Unlinking a lncRNA from its associated cis element [Capture-C]

Capture-C using probes at the Cdkn1b promoter and the Lockd promoter Overall design: Many long non-coding (lnc) RNAs are reported to regulate gene expression and protein functions. However, the proportion of lncRNAs with biological activities among the thousands expressed in mammalian cells is controversial. We studied Lockd (LncRNA downstream of Cdkn1b), a 434 bp polyadenylated lncRNA originating 4 kb 3’ to the Cdkn1b gene. Heterozygous and homozygous deletion of the 25 kb Lockd locus reduced Cdkn1b transcription by approximately 35 and 70% respectively in a mouse erythroid cell line. In contrast, homozygous insertion of a polyadenylation cassette 80 bp downstream of the Lockd transcription start site reduced the entire lncRNA transcript level by > 90%, but had no effect on Cdkn1b transcription. The promoter of the Lockd gene contains a DNase hypersensitive site, binds numerous transcription factors (TFs), and physically associates with the Cdkn1b promoter in chromosomal conformation capture (NG Capture-C) studies. Thus, the Lockd gene positively regulates Cdkn1b transcription through an enhancer-like cis element, while the lncRNA itself is dispensable. These findings demonstrate that the biological activities of a lncRNA cannot be inferred from phenotypes that arise after deleting the corresponding gene. Rather, the model of an inert transcript arising from a functional genomic cis element should be considered while investigating the biology of any lncRNA.

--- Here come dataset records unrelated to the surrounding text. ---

## Gather caller-held G1 bases directly in accumulation instead of converting per call

Unregistered G1/Grumpkin base arrays without identity flags, when 16-byte aligned, are now read in their caller (Montgomery x32 ABI) form directly by the accumulation kernel rather than first being converted to the resident 64-byte form each call. The point loader unpacks the 32-bit words into 29-bit limbs of 32·value, and the mixed add runs on those scaled coordinates, converting with a divide-by-32 and a Montgomery multiply only in the rare identity or doubling branches. This removes a conversion pass and its scratch allocation per MSM, in exchange for a slightly heavier gather inside the hot loop and an extra format branch.

```diff
diff --git a/kogarashi_amd/csrc/curve.h b/kogarashi_amd/csrc/curve.h
--- a/kogarashi_amd/csrc/curve.h
+++ b/kogarashi_amd/csrc/curve.h
@@ -68,8 +68,14 @@
 }
 
 template <class F>
-KG_HD XYZZ<F> add_mixed_signed(const XYZZ<F>& p, const Affine<F>& a, bool negate) {
-  if (is_identity(p)) return from_affine(negate ? neg_affine(a) : a);
+KG_HD Affine<F> affine_from_abi(const Affine<F>& a) { return {from_ref_x32(a.x), from_ref_x32(a.y)}; }
+
+template <class F>
+KG_HD XYZZ<F> add_mixed_signed(const XYZZ<F>& p, const Affine<F>& a, bool negate, bool abi) {
+  if (is_identity(p)) {
+    const Affine<F> b = abi ? affine_from_abi(a) : a;
+    return from_affine(negate ? neg_affine(b) : b);
+  }
   F u2 = mul(a.x, p.zz);
   F s2 = mul(a.y, p.zzz);
   F pp_ = norm(sub<8, 1>(u2, p.x));
@@ -77,7 +83,10 @@
   F r = norm(sub<4, 1>(t, p.y));
   F pp = sqr(pp_);
   if (is_zero_2p(pp)) {
-    if (is_zero(r)) return double_affine(negate ? neg_affine(a) : a);
+    if (is_zero(r)) {
+      const Affine<F> b = abi ? affine_from_abi(a) : a;
+      return double_affine(negate ? neg_affine(b) : b);
+    }
     return XYZZ<F>::identity();
   }
   F ppp = mul(pp_, pp);
@@ -86,6 +95,8 @@
   F y3 = mul2sub(r, norm(sub<8, 1>(q, x3)), p.y, ppp);
   return {x3, y3, mul(p.zz, pp), mul(p.zzz, ppp)};
 }
+template <class F>
+KG_HD XYZZ<F> add_mixed_signed(const XYZZ<F>& p, const Affine<F>& a, bool negate) { return add_mixed_signed(p, a, negate, false); }
 
 template <class G>
 KG_HD XYZZ<Fp2<G>> add_mixed_signed(const XYZZ<Fp2<G>>& p, const Affine<Fp2<G>>& a, bool negate) {
diff --git a/kogarashi_amd/csrc/fp29.h b/kogarashi_amd/csrc/fp29.h
--- a/kogarashi_amd/csrc/fp29.h
+++ b/kogarashi_amd/csrc/fp29.h
@@ -423,6 +423,28 @@
   return r;
 }
 template <class P>
+KG_HD Fp<P> limbs_from_words_x32(const uint32_t w[8]) {
+  Fp<P> r;
+  r.l[0] = (w[0] << 5) & M29;
+  r.l[1] = ((w[0] >> 24) | (w[1] << 8)) & M29;
+  r.l[2] = ((w[1] >> 21) | (w[2] << 11)) & M29;
+  r.l[3] = ((w[2] >> 18) | (w[3] << 14)) & M29;
+  r.l[4] = ((w[3] >> 15) | (w[4] << 17)) & M29;
+  r.l[5] = ((w[4] >> 12) | (w[5] << 20)) & M29;
+  r.l[6] = ((w[5] >> 9) | (w[6] << 23)) & M29;
+  r.l[7] = ((w[6] >> 6) | (w[7] << 26)) & M29;
+  r.l[8] = w[7] >> 3;
+  return r;
+}
+template <class P>
+KG_HD Fp<P> limbs_div32(const Fp<P>& a) {
+  Fp<P> r;
+#pragma unroll
+  for (int i = 0; i < 8; ++i) r.l[i] = (a.l[i] >> 5) | ((a.l[i + 1] & 31u) << 24);
+  r.l[8] = a.l[8] >> 5;
+  return r;
+}
+template <class P>
 KG_HD void words_from_limbs(const Fp<P>& a, uint32_t w[8]) {
   w[0] = a.l[0] | (a.l[1] << 29);
   w[1] = (a.l[1] >> 3) | (a.l[2] << 26);
@@ -436,6 +458,8 @@
 template <class P>
 KG_HD Fp<P> from_ref(const uint32_t w[8]) { return mul(limbs_from_words<P>(w), Fp<P>::from_const(P::C_FROM_REF)); }
 template <class P>
+KG_HD Fp<P> from_ref_x32(const Fp<P>& a) { return mul(limbs_div32(a), Fp<P>::from_const(P::C_FROM_REF)); }
+template <class P>
 KG_HD void to_ref(const Fp<P>& a, uint32_t w[8]) {
   words_from_limbs(reduce_2p(mul(a, Fp<P>::from_const(P::C_TO_REF))), w);
 }
diff --git a/kogarashi_amd/csrc/fp29_checked.h b/kogarashi_amd/csrc/fp29_checked.h
--- a/kogarashi_amd/csrc/fp29_checked.h
+++ b/kogarashi_amd/csrc/fp29_checked.h
@@ -186,6 +186,22 @@
 }
 
 template <class P>
+inline FpChecked<P> checked_from_words_x32(const uint32_t w[8]) {
+  FpChecked<P> r{limbs_from_words_x32<P>(w), (double)M29, 32.0 * FpChecked<P>::ptop1(), 32.0};
+  r.check_actual();
+  return r;
+}
+template <class P>
+inline FpChecked<P> from_ref_x32(const FpChecked<P>& a) {
+  a.check_actual();
+  if (!(a.lb <= (double)M29)) BoundFail::fail("from_ref_x32 input limbs not normalised", a.lb, (double)M29);
+  if (a.v.l[0] & 31u) BoundFail::fail("from_ref_x32 input is not 32 x a value", a.v.l[0] & 31u, 0);
+  const FpChecked<P> v{limbs_div32(a.v), (double)M29, a.tb / 32.0, a.kb / 32.0};
+  v.check_actual();
+  return mul(v, FpChecked<P>::from_const(P::C_FROM_REF));
+}
+
+template <class P>
 inline FpChecked<P> inv_fast(const FpChecked<P>& a) { return inv(a); }
 
 using FqC = FpChecked<FqParams>;
diff --git a/kogarashi_amd/csrc/msm_acc_kernels.h b/kogarashi_amd/csrc/msm_acc_kernels.h
--- a/kogarashi_amd/csrc/msm_acc_kernels.h
+++ b/kogarashi_amd/csrc/msm_acc_kernels.h
@@ -71,13 +71,18 @@
 
 
 constexpr int MAX_FUSED = 3;
+enum : uint8_t {
+  BASES_72 = 0,
+  BASES_64 = 1,
+  BASES_ABI = 2
+};
 struct AccSets {
   int nsets;
   const uint32_t* pb[MAX_FUSED];
   uint32_t idx_off[MAX_FUSED];
   uint32_t* partial[MAX_FUSED];
   uint32_t tab_n[MAX_FUSED];
-  uint8_t fmt64[MAX_FUSED];
+  uint8_t fmt[MAX_FUSED];
 };
 template <class F> struct AccStore {
   static __device__ __forceinline__ void store(uint32_t* base, size_t i, const XYZZ<F>& p) { PointAoS<F>::store(base, i, p); }
@@ -105,11 +110,11 @@
   if (p >= L.base[W]) return;
   const uint32_t* __restrict__ pbases = A.pb[0];
   uint32_t idx_off = A.idx_off[0], tab_n = A.tab_n[0];
-  bool fmt64 = A.fmt64[0] != 0;
+  uint32_t fmt = A.fmt[0];
   uint32_t* __restrict__ partial = A.partial[0];
 #pragma unroll
   for (int k = 1; k < MAX_FUSED; ++k)
-    if (set == k) { pbases = A.pb[k]; idx_off = A.idx_off[k]; partial = A.partial[k]; tab_n = A.tab_n[k]; fmt64 = A.fmt64[k] != 0; }
+    if (set == k) { pbases = A.pb[k]; idx_off = A.idx_off[k]; partial = A.partial[k]; tab_n = A.tab_n[k]; fmt = A.fmt[k]; }
   const size_t bi = task_bkt[p];
   const uint32_t t = task_id[p];
   const int w = (int)(bi / B);
@@ -132,9 +137,18 @@
 #else
     const size_t at = row + (idx - idx_off);
 #endif
-    if (fmt64 ? BaseIO<F>::load_point64(pbases + at * (2 * BaseIO<F>::PK), a.x, a.y) : BaseIO<F>::load_point(pbases + at * PW, a.x, a.y))
-      continue;
-    acc = add_mixed_signed(acc, a, (e & 0x80000000u) != 0);
+    if constexpr (BaseIO<F>::HAS_ABI) {
+      const bool abi = fmt == BASES_ABI;
+      bool inf = false;
+      if (abi) BaseIO<F>::load_point_abi(pbases + at * 16, a.x, a.y);
+      else inf = fmt == BASES_64 ? BaseIO<F>::load_point64(pbases + at * (2 * BaseIO<F>::PK), a.x, a.y) : BaseIO<F>::load_point(pbases + at * PW, a.x, a.y);
+      if (inf) continue;
+      acc = add_mixed_signed(acc, a, (e & 0x80000000u) != 0, abi);
+    } else {
+      if (fmt == BASES_64 ? BaseIO<F>::load_point64(pbases + at * (2 * BaseIO<F>::PK), a.x, a.y) : BaseIO<F>::load_point(pbases + at * PW, a.x, a.y))
+        continue;
+      acc = add_mixed_signed(acc, a, (e & 0x80000000u) != 0);
+    }
   }
   AccStore<F>::store(partial, t, acc);
 }
@@ -221,7 +235,7 @@
   const int mode = tuning().acc_prefetch, from_log = tuning().acc_prefetch_log;
   if (mode == 0 || nbases < ((size_t)1 << from_log)) return 0;
   for (int k = 0; k < njobs; ++k)
-    if (!A.fmt64[k]) return 0;
+    if (A.fmt[k] != BASES_64) return 0;
   return mode;
 }
 #endif
diff --git a/kogarashi_amd/csrc/msm_bases.h b/kogarashi_amd/csrc/msm_bases.h
--- a/kogarashi_amd/csrc/msm_bases.h
+++ b/kogarashi_amd/csrc/msm_bases.h
@@ -37,6 +37,14 @@
     x = limbs_from_words<P>(w); y = limbs_from_words<P>(w + 8);
     return inf;
   }
+  static constexpr bool HAS_ABI = true;
+  static __device__ __forceinline__ void load_point_abi(const uint32_t* src, Fp<P>& x, Fp<P>& y) {
+    uint32_t w[16];
+    const uint4* p = reinterpret_cast<const uint4*>(src);
+#pragma unroll
+    for (int j = 0; j < 4; ++j) { const uint4 v = p[j]; w[4 * j] = v.x; w[4 * j + 1] = v.y; w[4 * j + 2] = v.z; w[4 * j + 3] = v.w; }
+    x = limbs_from_words_x32<P>(w); y = limbs_from_words_x32<P>(w + 8);
+  }
   static __device__ __forceinline__ bool point64_from_words(uint32_t (&w)[16], Fp<P>& x, Fp<P>& y) {
     const bool inf = (w[7] & INF_BIT) != 0;
     w[7] &= ~INF_BIT;
@@ -57,6 +65,7 @@
 template <class F> struct BaseIO<Fp2<F>> {
   static constexpr int W = 16;
   static constexpr int PE = 18;
+  static constexpr bool HAS_ABI = false;
   static __device__ __forceinline__ void convert(const uint64_t* src, uint32_t* dst) {
     BaseIO<F>::convert(src, dst);
     BaseIO<F>::convert(src + 4, dst + 9);
@@ -105,6 +114,7 @@
 
 template <class G> struct BaseIO<Fp2S<G>> {
   static constexpr int W = 16, PE = 18, PK = 16;
+  static constexpr bool HAS_ABI = false;
   using P = typename G::Params;
   static __device__ __forceinline__ bool load_point64(const uint32_t* src, Fp2S<G>& x, Fp2S<G>& y) {
     const int h = Fp2S<G>::half();
diff --git a/kogarashi_amd/csrc/msm_host.cpp b/kogarashi_amd/csrc/msm_host.cpp
--- a/kogarashi_amd/csrc/msm_host.cpp
+++ b/kogarashi_amd/csrc/msm_host.cpp
@@ -204,6 +204,7 @@
   for (const auto& r : ctx->registered)
     if (covers(r, curve, d_bases, d_inf, n, &off)) { resident = true; break; }
   const bool f64 = resident_fmt64(n);
+  if (!resident && kg::acc_abi_bases(ctx, curve, d_bases, d_inf, n)) resident = true;
   if (!resident) {
     const size_t bytes = n * (f64 ? (curve == KG_G2 ? 128 : 64) : (curve == KG_G2 ? 144 : 72));
     KG_TRY(ctx->ws_pb.ensure(DevMem{ctx, "resident-bases allocation"}, bytes, bytes / 8));
diff --git a/kogarashi_amd/csrc/msm_internal.h b/kogarashi_amd/csrc/msm_internal.h
--- a/kogarashi_amd/csrc/msm_internal.h
+++ b/kogarashi_amd/csrc/msm_internal.h
@@ -6,6 +6,7 @@
 int pick_window(size_t n, int forced);
 bool resident_fmt64(size_t n);
 bool table_fmt64();
+bool acc_abi_bases(const kg_ctx* ctx, int curve, const uint64_t* d_bases, const uint8_t* d_inf, size_t n);
 void prep_bases_enqueue(int curve, hipStream_t st, const uint64_t* d_bases, const uint8_t* d_inf, size_t n, uint32_t* out, bool fmt64);
 void table_next_enqueue(int curve, hipStream_t st, const uint32_t* prev, size_t n, int c, uint32_t* next, bool fmt64);
 void host_trace(const char* what);
diff --git a/kogarashi_amd/csrc/msm_run.hip b/kogarashi_amd/csrc/msm_run.hip
--- a/kogarashi_amd/csrc/msm_run.hip
+++ b/kogarashi_amd/csrc/msm_run.hip
@@ -10,6 +10,9 @@
   if (curve == KG_G1) launch_prep_bases<Fq>(st, d_bases, d_inf, n, out, fmt64);
   else if (curve == KG_GRUMPKIN) launch_prep_bases<Fr>(st, d_bases, d_inf, n, out, fmt64);
   else launch_prep_bases<Fq2>(st, d_bases, d_inf, n, out, fmt64);
+}
+bool acc_abi_bases(const kg_ctx* ctx, int curve, const uint64_t* d_bases, const uint8_t* d_inf, size_t n) {
+  return ctx->tune.acc_abi_bases != 0 && (curve == KG_G1 || curve == KG_GRUMPKIN) && !d_inf && resident_fmt64(n) && ((uintptr_t)d_bases & 15) == 0;
 }
 void table_next_enqueue(int curve, hipStream_t st, const uint32_t* prev, size_t n, int c, uint32_t* next, bool fmt64) {
   const dim3 grid((unsigned)((n + 63) / 64));
@@ -44,7 +47,7 @@
   Lay lay[MAX_FUSED];
   AccSets A;
   A.nsets = njobs;
-  for (int k = 0; k < MAX_FUSED; ++k) { A.pb[k] = nullptr; A.idx_off[k] = 0; A.partial[k] = nullptr; A.tab_n[k] = 0; A.fmt64[k] = 0; }
+  for (int k = 0; k < MAX_FUSED; ++k) { A.pb[k] = nullptr; A.idx_off[k] = 0; A.partial[k] = nullptr; A.tab_n[k] = 0; A.fmt[k] = BASES_72; }
   for (int k = 0; k < njobs; ++k) {
     const MsmRunJob& J = jobs[k];
     Lay& Y = lay[k];
@@ -52,7 +55,7 @@
     const uint32_t* reg_pb = nullptr;
     if (J.packed) {
       if (S.merged_shift) return set_err(ctx, KG_ERR_BAD_ARG, "merged sort against caller-converted bases");
-      reg_pb = J.packed; A.fmt64[k] = J.packed64 ? 1 : 0; shared_pb = true;
+      reg_pb = J.packed; A.fmt[k] = J.packed64 ? BASES_64 : BASES_72; shared_pb = true;
     }
     for (const auto& r : ctx->registered) {
       if (reg_pb) break;
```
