class LlamaAttention(nn.Module):
    def __init__(self, spec: ModelSpec, tp: TPContext, dtype):
        super().__init__()
        self.tp = tp
        assert spec.num_heads % tp.size == 0
        assert spec.num_kv_heads % tp.size == 0 or tp.size % spec.num_kv_heads == 0
        self.num_heads = spec.num_heads // tp.size
        self.num_kv_heads = max(1, spec.num_kv_heads // tp.size)
        self.head_dim = spec.head_dim
        self.scale = 1.0 / math.sqrt(spec.head_dim)
        q_out = self.num_heads * self.head_dim * tp.size
        kv_out = self.num_kv_heads * self.head_dim * tp.size
        self.qkv_proj = ColumnParallelLinear(
            spec.hidden_size, q_out + 2 * kv_out, tp, dtype=dtype
        )
        self.o_proj = RowParallelLinear(
            self.num_heads * self.head_dim * tp.size, spec.hidden_size, tp, dtype=dtype
        )
        self.q_size = self.num_heads * self.head_dim
        self.kv_size = self.num_kv_heads * self.head_dim

    def forward(
        self,
        hidden: torch.Tensor,
        batch: ForwardBatch,
        kv_layer: tuple,
        rope: tuple,
    ) -> torch.Tensor:
        T = hidden.shape[0]
        qkv = self.qkv_proj(hidden)
        q, k, v = qkv.split([self.q_size, self.kv_size, self.kv_size], dim=-1)
        q = q.view(T, self.num_heads, self.head_dim)
        k = k.view(T, self.num_kv_heads, self.head_dim)
        v = v.view(T, self.num_kv_heads, self.head_dim)

        k_cache, v_cache = kv_layer
        cos, sin = rope
        q, k = ops.rope_kv_append(
            q, k, v, batch.positions, cos, sin, k_cache, v_cache, batch.slot_mapping
        )

        out = torch.empty(q.shape, dtype=q.dtype, device=q.device)
        np_tok = batch.num_prefill_tokens
        if batch.num_prefill_seqs:
            ops.attn_prefill_paged(
                q[:np_tok],
                batch.cu_q,
                batch.positions[:np_tok],
                k_cache,
                v_cache,
                batch.prefill_block_tables,
                batch.prefill_kv_lens,
                self.scale,
                out=out[:np_tok],
            )
        if batch.num_decode_seqs:
            ops.attn_decode_paged(
                q[np_tok:],
                k_cache,
                v_cache,
                batch.decode_block_tables,
                batch.decode_kv_lens,
                self.scale,
                out=out[np_tok:],
            )
        return self.o_proj(out.reshape(T, -1))


class LlamaMLP(nn.Module):
    def __init__(self, spec: ModelSpec, tp: TPContext, dtype):
        super().__init__()
        self.gate_up_proj = ColumnParallelLinear(
            spec.hidden_size, 2 * spec.intermediate_size, tp, dtype=dtype
        )
        self.down_proj = RowParallelLinear(
            spec.intermediate_size, spec.hidden_size, tp, dtype=dtype
        )
        self.inter_per_rank = spec.intermediate_size // tp.size

    def forward(self, x: torch.Tensor) -> torch.Tensor:
        gu = self.gate_up_proj(x)
        return self.down_proj(ops.silu_mul(gu))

以Cdkn1b启动子与Lockd启动子为探针的捕获式染色体构象捕获（Capture-C）实验 实验设计概述：已有研究表明，众多长链非编码RNA（lncRNA）可调控基因表达与蛋白质功能。然而，哺乳动物细胞中表达的数千种lncRNA里，具备生物学活性的占比仍颇具争议。本研究聚焦于Lockd（Cdkn1b下游长链非编码RNA）：这是一段长度为434 bp、经聚腺苷酸化修饰的lncRNA，其转录起始位点位于Cdkn1b基因下游4 kb处。在小鼠红系细胞系中，对25 kb大小的Lockd基因座进行杂合缺失与纯合缺失，分别使Cdkn1b的转录水平降低约35%与70%。与之相反，在Lockd转录起始位点下游80 bp处纯合插入聚腺苷酸化盒，可使整条lncRNA转录本的丰度降低超过90%，但对Cdkn1b的转录水平无显著影响。在染色体构象捕获（NG Capture-C）实验中，Lockd基因的启动子区域含有DNase超敏位点，可结合多种转录因子（transcription factors, TFs），并与Cdkn1b启动子发生物理相互作用。由此可见，Lockd基因通过类增强子顺式作用元件正向调控Cdkn1b的转录，而其自身转录产生的lncRNA并非必需。上述研究结果表明，无法通过删除对应基因后产生的表型来推断某一lncRNA的生物学活性。反之，在研究任意lncRNA的生物学功能时，应考虑到这一模型：功能性基因组顺式作用元件转录产生的是无活性的转录本。